Modified: head/math/py-pymc/Makefile
==============================================================================
--- head/math/py-pymc/Makefile	Fri Dec  6 15:35:13 2013	(r335764)
+++ head/math/py-pymc/Makefile	Fri Dec  6 15:42:33 2013	(r335765)
@@ -2,8 +2,7 @@
 # $FreeBSD$
 
 PORTNAME=	pymc
-PORTVERSION=	2.0
-PORTREVISION=	1
+PORTVERSION=	2.3
 PORTEPOCH=	1
 CATEGORIES=	math python
 MASTER_SITES=	CHEESESHOP
@@ -12,11 +11,37 @@ PKGNAMEPREFIX=	${PYTHON_PKGNAMEPREFIX}
 MAINTAINER=	wenheping@gmail.com
 COMMENT=	Markov Chain Monte Carlo Sampling Toolkit
 
-BUILD_DEPENDS=	${PYNUMPY}
-RUN_DEPENDS:=	${BUILD_DEPENDS}
+LICENSE=	AFL
+LICENSE_NAME=	Academic Free License
+LICENSE_FILE=	${WRKSRC}/LICENSE
+LICENSE_PERMS=	auto-accept dist-mirror dist-sell pkg-mirror pkg-sell
+
+BUILD_DEPENDS=	${PYNUMPY} \
+		${PYTHON_PKGNAMEPREFIX}matplotlib>0:${PORTSDIR}/math/py-matplotlib \
+		${PYTHON_PKGNAMEPREFIX}scipy>0:${PORTSDIR}/science/py-scipy
+LIB_DEPENDS=	liblapack.so:${PORTSDIR}/math/lapack \
+		libblas.so:${PORTSDIR}/math/blas
+RUN_DEPENDS=	${PYNUMPY} \
+		${PYTHON_PKGNAMEPREFIX}matplotlib>0:${PORTSDIR}/math/py-matplotlib \
+		${PYTHON_PKGNAMEPREFIX}scipy>0:${PORTSDIR}/science/py-scipy
+
+OPTIONS_DEFINE=	DOCS
+DOCSDIR=	${PREFIX}/share/doc/py-${PORTNAME}
 
 USE_PYTHON=	yes
 USE_PYDISTUTILS=	yes
+PYDISTUTILS_AUTOPLIST=	yes
+PORTDOCS=	*
+
+post-install:
+	${STRIP_CMD} ${STAGEDIR}${PYTHON_SITELIBDIR}/${PORTNAME}/flib.so
+	${STRIP_CMD} ${STAGEDIR}${PYTHON_SITELIBDIR}/${PORTNAME}/gp/cov_funs/distances.so
+	${STRIP_CMD} ${STAGEDIR}${PYTHON_SITELIBDIR}/${PORTNAME}/gp/cov_funs/isotropic_cov_funs.so
+	${STRIP_CMD} ${STAGEDIR}${PYTHON_SITELIBDIR}/${PORTNAME}/gp/incomplete_chol.so
+	${STRIP_CMD} ${STAGEDIR}${PYTHON_SITELIBDIR}/${PORTNAME}/gp/linalg_utils.so
+	${STRIP_CMD} ${STAGEDIR}${PYTHON_SITELIBDIR}/${PORTNAME}/Container_values.so
+	${STRIP_CMD} ${STAGEDIR}${PYTHON_SITELIBDIR}/${PORTNAME}/LazyFunction.so
+	${MKDIR} ${STAGEDIR}${DOCSDIR}
+	${INSTALL_DATA} ${WRKSRC}/docs/*.rst ${STAGEDIR}${DOCSDIR}
 
-NO_STAGE=	yes
 .include <bsd.port.mk>

Modified: head/math/py-pymc/distinfo
==============================================================================
--- head/math/py-pymc/distinfo	Fri Dec  6 15:35:13 2013	(r335764)

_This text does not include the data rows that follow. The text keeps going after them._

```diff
diff --git a/metmhn_amd/csrc/small.h b/metmhn_amd/csrc/small.h
--- a/metmhn_amd/csrc/small.h
+++ b/metmhn_amd/csrc/small.h
@@ -219,11 +219,10 @@
       if (part == 0) mg0 = mg; else mg1 = mg;
       if (tid == 0) { links[pr.j].soff[part] = d.off; links[pr.j].sk[part] = d.k; links[pr.j].cst[part] = mg.c; }
     }
-    const bool stash = !PAIR && part == 1 && ps0 >= 0;
-    T* yv = stash ? Qv : P0;
-    solve(d, yv, false, [&](uint32_t x) { return own ? (x == 0 ? e0_scale<T>() : T(0)) : marg_rhs(mg, x); });
-    full_score += yv[(1u << d.k) - 1u];
-    if (stash) for (uint32_t x = tid; x < (1u << d.k); x += SPB) pS[d.off + x] = yv[x];
+    const bool stash = !PAIR && part == 0 && ps1 >= 0;
+    solve(d, P0, false, [&](uint32_t x) { return own ? (x == 0 ? e0_scale<T>() : T(0)) : marg_rhs(mg, x); });
+    full_score += P0[(1u << d.k) - 1u];
+    if (stash) for (uint32_t x = tid; x < (1u << d.k); x += SPB) pS[d.off + x] = P0[x];
     STAMP(1);
   }
   if (pr.kind == 3 && !PAIR && tid == 0) {
@@ -251,16 +250,17 @@
   if (!with_grad) { STAMP_FLUSH(0); return; }
 
   const int nparts = (ps0 >= 0) + (ps1 >= 0);
-  for (int part = 0; part < 2; ++part) {
+  for (int pp = 0; pp < 2; ++pp) {
+    const int part = (nparts == 2 && !PAIR) ? 1 - pp : pp;
     const int sp = part == 0 ? ps0 : ps1;
     if (sp < 0 || (PAIR && part != mypart)) continue;
-    if (nparts == 2 && !PAIR) setup(dS[sp]);
+    if (nparts == 2 && !PAIR && part == 0) setup(dS[sp]);
     const Desc& d = dsh;
     const int k = d.k;
     const uint32_t V = 1u << k, last = V - 1u;
     solve(d, Qv, true, [&](uint32_t x) { return x == last ? seed : T(0); });
     STAMP(3);
-    if (!PAIR && part == 1 && ps0 >= 0) {
+    if (!PAIR && part == 0 && ps1 >= 0) {
       sync();
       for (uint32_t x = tid; x < V; x += SPB) P0[x] = pS[d.off + x];
       sync();
```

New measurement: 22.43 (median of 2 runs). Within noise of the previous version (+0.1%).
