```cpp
int nsa_rays_backward(const float* z_vals, const float* g_x, const float* g_dir, uint32_t R, uint32_t S, float* g_rays_o,
                      float* g_rays_d, nsa_stream_t stream) {
    using namespace nsa;
    if (R == 0) return NSA_OK;
    if (!z_vals || !g_x || !g_rays_o || !g_rays_d || S == 0) return NSA_EBADARG;
    launch_begin();
    hipLaunchKernelGGL(k_rays_bwd, dim3((R + 3) / 4), dim3(256), 0, (hipStream_t)stream, z_vals, g_x, g_dir, g_rays_o,
                       g_rays_d, R, S);
    return launch_end();
}

}
#endif
```

Before: 2.049 million rays/s.

## Overlap composite weight computation with colour MLP in fused track kernel

The fused colour-forward and track kernel now starts the first wave's composite work early. It issues the ray loads (origin, direction, z, sdf, target) at the head of the colour body, then gathers voxel counts and computes transmittance weights into shared memory while the MLP runs. Colour outputs are staged in LDS so the tail reads them without a global round-trip, and zeroing of g_grad moves into the per-point colour path. The tail is specialised for 128 samples per ray. This hides composite latency behind the MLP, at the cost of more registers and LDS in the first wave, which may reduce occupancy.

```diff
diff --git a/nicer_slam_amd/csrc/colour_fwd_body.inc b/nicer_slam_amd/csrc/colour_fwd_body.inc
--- a/nicer_slam_amd/csrc/colour_fwd_body.inc
+++ b/nicer_slam_amd/csrc/colour_fwd_body.inc
@@ -1,9 +1,14 @@
+#ifndef NSA_COLFWD_HOOK
+#define NSA_COLFWD_HOOK(at)
+#define NSA_COLFWD_HOOK_IS_EMPTY
+#endif
     desync_simd_partners();
     const int lane = threadIdx.x & 63;
     const int h = lane >> 5;
     const uint32_t tile = blockIdx.x * 4 + (threadIdx.x >> 6);
     if (tile * 32 >= a.src.P) return;
     const bool wave_live = true;
+    NSA_COLFWD_HOOK(HEAD)
     uint32_t pid = tile * 32 + (lane & 31);
     const bool live = pid < a.src.P;
     if (!live) pid = a.src.P - 1;
@@ -13,12 +18,15 @@
     load_point(a.src, q, x, ray, z);
 #pragma unroll
     for (int d = 0; d < 3; ++d) dir[d] = a.src.rays_d[ray * 3 + d];
+    NSA_COLFWD_HOOK(POINT)
     float in[COL_IN_STEPS];
     colour_inputs(a, geom, tile, q, lane, h, x, dir, in, false, wave_live);
+    NSA_COLFWD_HOOK(INPUTS)
     f32x16 a1[2], a2[2];
     float rgb[3];
     uint32_t masks[2] = {0u, 0u};
     colour_mlp<Seq, false>(nullptr, a.wp, lane, h, in, a1, a2, rgb, a.save ? masks : nullptr);
+    NSA_COLFWD_HOOK(OUT)
     if (live && h == 0) {
 #pragma unroll
         for (int j = 0; j < 3; ++j) a.rgb[(size_t)q * 3 + j] = rgb[j];
@@ -32,3 +40,7 @@
             for (int j = 0; j < 3; ++j) ext[128 + 32 * j + (lane & 31)] = rgb[j];
         }
     }
+#ifdef NSA_COLFWD_HOOK_IS_EMPTY
+#undef NSA_COLFWD_HOOK_IS_EMPTY
+#undef NSA_COLFWD_HOOK
+#endif
diff --git a/nicer_slam_amd/csrc/composite_track_tail128.inc b/nicer_slam_amd/csrc/composite_track_tail128.inc
--- /dev/null
+++ b/nicer_slam_amd/csrc/composite_track_tail128.inc
@@ -0,0 +1,66 @@
+    constexpr uint32_t S = kRayS, per = kRayPer;
+    float c3[kRayPer][3], sw[kRayPer];
+#pragma unroll
+    for (int k = 0; k < kRayPer; ++k) {
+        const uint32_t i = lane * per + k;
+        sw[k] = rs.w[i];
+#ifdef NSA_X_TAIL_RGB_GLOBAL
+#pragma unroll
+        for (int c = 0; c < 3; ++c) c3[k][c] = a.rgb[((size_t)ray * S + i) * 3 + c];
+#else
+#pragma unroll
+        for (int c = 0; c < 3; ++c) c3[k][c] = rs.rgb[i * 3 + c];
+#endif
+    }
+    float acc[3] = {0, 0, 0};
+#pragma unroll
+    for (int k = 0; k < kRayPer; ++k) {
+#pragma unroll
+        for (int c = 0; c < 3; ++c) acc[c] = fmaf(sw[k], c3[k][c], acc[c]);
+    }
+    float grv[3], l = 0.0f;
+#pragma unroll
+    for (int c = 0; c < 3; ++c) {
+        acc[c] = wave_sum(acc[c]);
+        const float d = acc[c] - tgt[c];
+        l += fabsf(d);
+        grv[c] = d > 0.0f ? inv_n : (d < 0.0f ? -inv_n : 0.0f);
+    }
+    if (lane == 0) {
+#pragma unroll
+        for (int c = 0; c < 3; ++c) a.rgb_values[ray * 3 + c] = acc[c];
+        ray_loss[ray] = l;
+    }
+    float wbar[kRayPer], ww = 0.0f;
+#pragma unroll
+    for (int k = 0; k < kRayPer; ++k) {
+        const size_t i = (size_t)ray * S + lane * per + k;
+        const float w = sw[k];
+        const float wb = grv[0] * c3[k][0] + grv[1] * c3[k][1] + grv[2] * c3[k][2];
+        wbar[k] = wb;
+        ww += wb * w;
+#pragma unroll
+        for (int c = 0; c < 3; ++c) {
+            a.g_rgb[i * 3 + c] = w * grv[c];
+#ifdef NSA_X_TAIL_ZEROS
+            a.g_grad[i * 3 + c] = 0.0f;
+#endif
+        }
+    }
+    float later = ww;
+#pragma unroll
+    for (int off = 1; off < 64; off <<= 1) {
+        const float n2 = __shfl_down(later, off);
+        if (lane + off < 64) later += n2;
+    }
+    float suffix = __shfl_down(later, 1);
+    if (lane == 63) suffix = 0.0f;
+#pragma unroll
+    for (int k = kRayPer - 1; k >= 0; --k) {
+        const uint32_t j = lane * per + k;
+        const size_t i = (size_t)ray * S + j;
+        const float eb = wbar[k] * rs.Tn[j] - suffix;
+        suffix += wbar[k] * sw[k];
+        const float sb = eb * rs.dist[j];
+        a.g_sdf[i] = sb * rs.dsig[j];
+    }
diff --git a/nicer_slam_amd/csrc/render_colour.hip b/nicer_slam_amd/csrc/render_colour.hip
--- a/nicer_slam_amd/csrc/render_colour.hip
+++ b/nicer_slam_amd/csrc/render_colour.hip
@@ -267,18 +267,43 @@
 __global__ __launch_bounds__(256, NSA_OCC_COL_FWD) void k_colour_fwd_track(ColourArgs ca, GridGeom16 cgeom, CompositeArgs ta,
                                                                             const float* __restrict__ gt, float* __restrict__ ray_loss,
                                                                             float inv_n) {
+    __shared__ Ray128Lds rs;
+    Ray128Head rh;
+    const bool first_wave = (threadIdx.x >> 6) == 0;
+#define NSA_TRACK_HEAD if (first_wave) ray128_request(ta, gt, blockIdx.x, lane, rh);
+#ifndef NSA_X_TAIL_ZEROS
+#define NSA_TRACK_POINT                                                                          \
+    if (first_wave) { ray128_gather(ta, lane, rh); ray128_weights(lane, rh, rs); }           \
+    if (h == 0) {                                                                                \
+        _Pragma("unroll") for (int c = 0; c < 3; ++c) ta.g_grad[(size_t)q * 3 + c] = 0.0f;       \
+    }
+#else
+#define NSA_TRACK_POINT if (first_wave) { ray128_gather(ta, lane, rh); ray128_weights(lane, rh, rs); }
+#endif
+#define NSA_TRACK_INPUTS
+#ifndef NSA_X_TAIL_RGB_GLOBAL
+#define NSA_TRACK_OUT                                                                                                     \
+    if (h == 0) {                                                                                                         \
+        _Pragma("unroll") for (int j = 0; j < 3; ++j) rs.rgb[((threadIdx.x >> 6) * 32 + (lane & 31)) * 3 + j] = rgb[j];   \
+    }
+#else
+#define NSA_TRACK_OUT
+#endif
+#define NSA_COLFWD_HOOK(at) NSA_TRACK_##at
     {
         using Seq = ColOps<false>;
         const ColourArgs& a = ca;
         const GridGeom16& geom = cgeom;
 #include "colour_fwd_body.inc"
     }
+#undef NSA_COLFWD_HOOK
     __syncthreads();
-    if ((threadIdx.x >> 6) == 0) {
+    if (first_wave) {
         const CompositeArgs& a = ta;
-        const int lane = threadIdx.x & 63;
+        const int lane = __lane_id();
         const uint32_t ray = blockIdx.x;
-#include "composite_track_body.inc"
+        const float (&tgt)[3] = rh.tgt;
+#include "composite_track_tail128.inc"
     }
 }
 
diff --git a/nicer_slam_amd/csrc/render_composite.hip b/nicer_slam_amd/csrc/render_composite.hip
--- a/nicer_slam_amd/csrc/render_composite.hip
+++ b/nicer_slam_amd/csrc/render_composite.hip
@@ -4,7 +4,7 @@
 
 constexpr int MAX_PER = 4;
 
-__device__ __forceinline__ float beta_at(const float* __restrict__ voxels, uint32_t res, const float (&x)[3]) {
+__device__ __forceinline__ float visit_count(const float* __restrict__ voxels, uint32_t res, const float (&x)[3]) {
     const bool outside = fabsf(x[0]) > 0.99f || fabsf(x[1]) > 0.99f || fabsf(x[2]) > 0.99f;
     float count = 0.0f;
     if (!outside) {
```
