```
__device__ void dev_find_redundant(const DevArgs& a, int s, const DState& D, int* r0, int* r1)
{
    const int nc = D.ncam, key = nc - 4;
    const size_t c0 = (size_t)s * a.cs;
    int idx = key + 1, firstc = 0;
    double Rk[9];
    h_to_rotation(a.cam_q + 4 * (c0 + key), Rk);
    int sel[2];
    for (int k = 0; k < 2; ++k) {
        double Rc[9], RR[9], qq[4];
        h_to_rotation(a.cam_q + 4 * (c0 + idx), Rc);
        for (int r = 0; r < 3; ++r) for (int c = 0; c < 3; ++c) RR[r * 3 + c] = Rc[r * 3] * Rk[c * 3] + Rc[r * 3 + 1] * Rk[c * 3 + 1] + Rc[r * 3 + 2] * Rk[c * 3 + 2];
        h_to_quaternion(RR, qq);
        const double d[3] = {a.cam_p[3 * (c0 + idx)] - a.cam_p[3 * (c0 + key)], a.cam_p[3 * (c0 + idx) + 1] - a.cam_p[3 * (c0 + key) + 1], a.cam_p[3 * (c0 + idx) + 2] - a.cam_p[3 * (c0 + key) + 2]};
        const double ang = 2 * acos(qq[3]);
        if (ang < 0.2618 && h_norm3(d) < 0.4 && D.tracking_rate > 0.5) sel[k] = idx;
        else { sel[k] = firstc; ++firstc; }
// ... 542 lines not shown
```

Before: 233,000.

## Specialize covariance kernel for 64-thread blocks with sparsity-masked propagation chains

Adds a dk_cov<64> specialization that runs IMU covariance propagation, cross-covariance update and state augmentation with a single wavefront. It uses per-row and per-column nonzero bitmasks of F and Phi to skip zero terms in the matrix products, and keeps the working matrices in a compact LDS struct sized so the kernel can share a CU with the LK tracker. Cross and augment products are done per column in registers with explicit global address-space pointers. The risks are a mismatch in floating-point summation order, the extra complexity of the sparse indexing, and lower parallelism from using only 64 threads per block.

```diff
diff --git a/profiles/dk_cov_chains/summarise_traces.py b/profiles/dk_cov_chains/summarise_traces.py
--- /dev/null
+++ b/profiles/dk_cov_chains/summarise_traces.py
@@ -0,0 +1,51 @@
+#!/usr/bin/env python3
+import csv
+import glob
+import json
+import os
+import re
+import sys
+
+WATCH = ('dk_cov<64>', 'lk_track_g16_kernel<15>')
+
+
+def short(name):
+    name = re.sub(r'\(anonymous namespace\)::', '', name).replace('void ', '')
+    return re.sub(r'\(.*$', '', name)
+
+
+def stats(path):
+    rows = {}
+    for r in csv.DictReader(open(path)):
+        calls, mean = int(r['Calls']), float(r['AverageNs'])
+        rows[short(r['Name'])] = dict(calls=calls, mean_us=mean / 1e3, min_us=float(r.get('MinNs') or 'nan') / 1e3, max_us=float(r.get('MaxNs') or 'nan') / 1e3,
+                                      total_ms=float(r.get('TotalDurationNs') or calls * mean) / 1e6)
+    return rows
+
+
+def main():
+    out, summary = sys.argv[1], {}
+    for run in ('exclusive', 'shared'):
+        for tag in ('parent', 'this'):
+            found = glob.glob(os.path.join(out, 'trace_%s_%s' % (run, tag), '**', '*kernel_stats.csv'), recursive=True)
+            if not found:
+                continue
+            rows = stats(found[0])
+            line = open(os.path.join(out, 'bench_%s_traced_%s.jsonl' % (run, tag))).read().strip()
+            bench = json.loads(line) if line else {}
+            top = sorted(rows.items(), key=lambda kv: -kv[1]['total_ms'])[:10]
+            summary['%s_%s' % (run, tag)] = dict(watch={k: rows.get(k) for k in WATCH}, top10={k: v for k, v in top},
+                                                 value=bench.get('value'), kernel_ms_per_step=bench.get('kernel_ms_per_step'))
+            print('== %s, %s library: %s stereo frames/s under the tracer' % (run, tag, bench.get('value')))
+            for k in WATCH:
+                v = rows.get(k)
+                if v:
+                    print('  %-28s calls %5d  mean %9.1f us  min %9.1f  max %9.1f' % (k, v['calls'], v['mean_us'], v['min_us'], v['max_us']))
+            for k, v in top:
+                print('    top %-40s calls %5d  mean %9.1f us  total %9.2f ms' % (k[:40], v['calls'], v['mean_us'], v['total_ms']))
+            print('  kernel_ms_per_step %s' % json.dumps(bench.get('kernel_ms_per_step')))
+    json.dump(summary, open(os.path.join(out, 'trace_summary.json'), 'w'), indent=1, sort_keys=True)
+
+
+if __name__ == '__main__':
+    main()
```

+++ head/math/py-pymc/distinfo	Fri Dec  6 15:42:33 2013	(r335765)
@@ -1,2 +1,2 @@
-SHA256 (pymc-2.0.tar.gz) = 15bbf1e0df9e080d367d639462c4b2b9290826ca069a76ac2bc79d795fe6e653
-SIZE (pymc-2.0.tar.gz) = 1200416
+SHA256 (pymc-2.3.tar.gz) = db029c59d6a04f0c97d88993151c4ee58c76b9ad5c71ead7ee250088ba4cce0d
+SIZE (pymc-2.3.tar.gz) = 13080085

Modified: head/math/py-pymc/pkg-descr
==============================================================================
--- head/math/py-pymc/pkg-descr	Fri Dec  6 15:35:13 2013	(r335764)
+++ head/math/py-pymc/pkg-descr	Fri Dec  6 15:42:33 2013	(r335765)
@@ -1,11 +1,9 @@
-Bayesian estimation, particularly using Markov chain Monte
-Carlo (MCMC), is an increasingly relevant approach to
-statistical estimation. However, few statistical software
-packages implement MCMC samplers, and they are non-trivial
- to code by hand. pymc is a python package that implements
-the Metropolis-Hastings algorithm as a python class, and is
-extremely flexible and applicable to a large suite of problems.
-pymc includes methods for summarizing output, plotting,
-goodness-of-fit and convergence diagnostics.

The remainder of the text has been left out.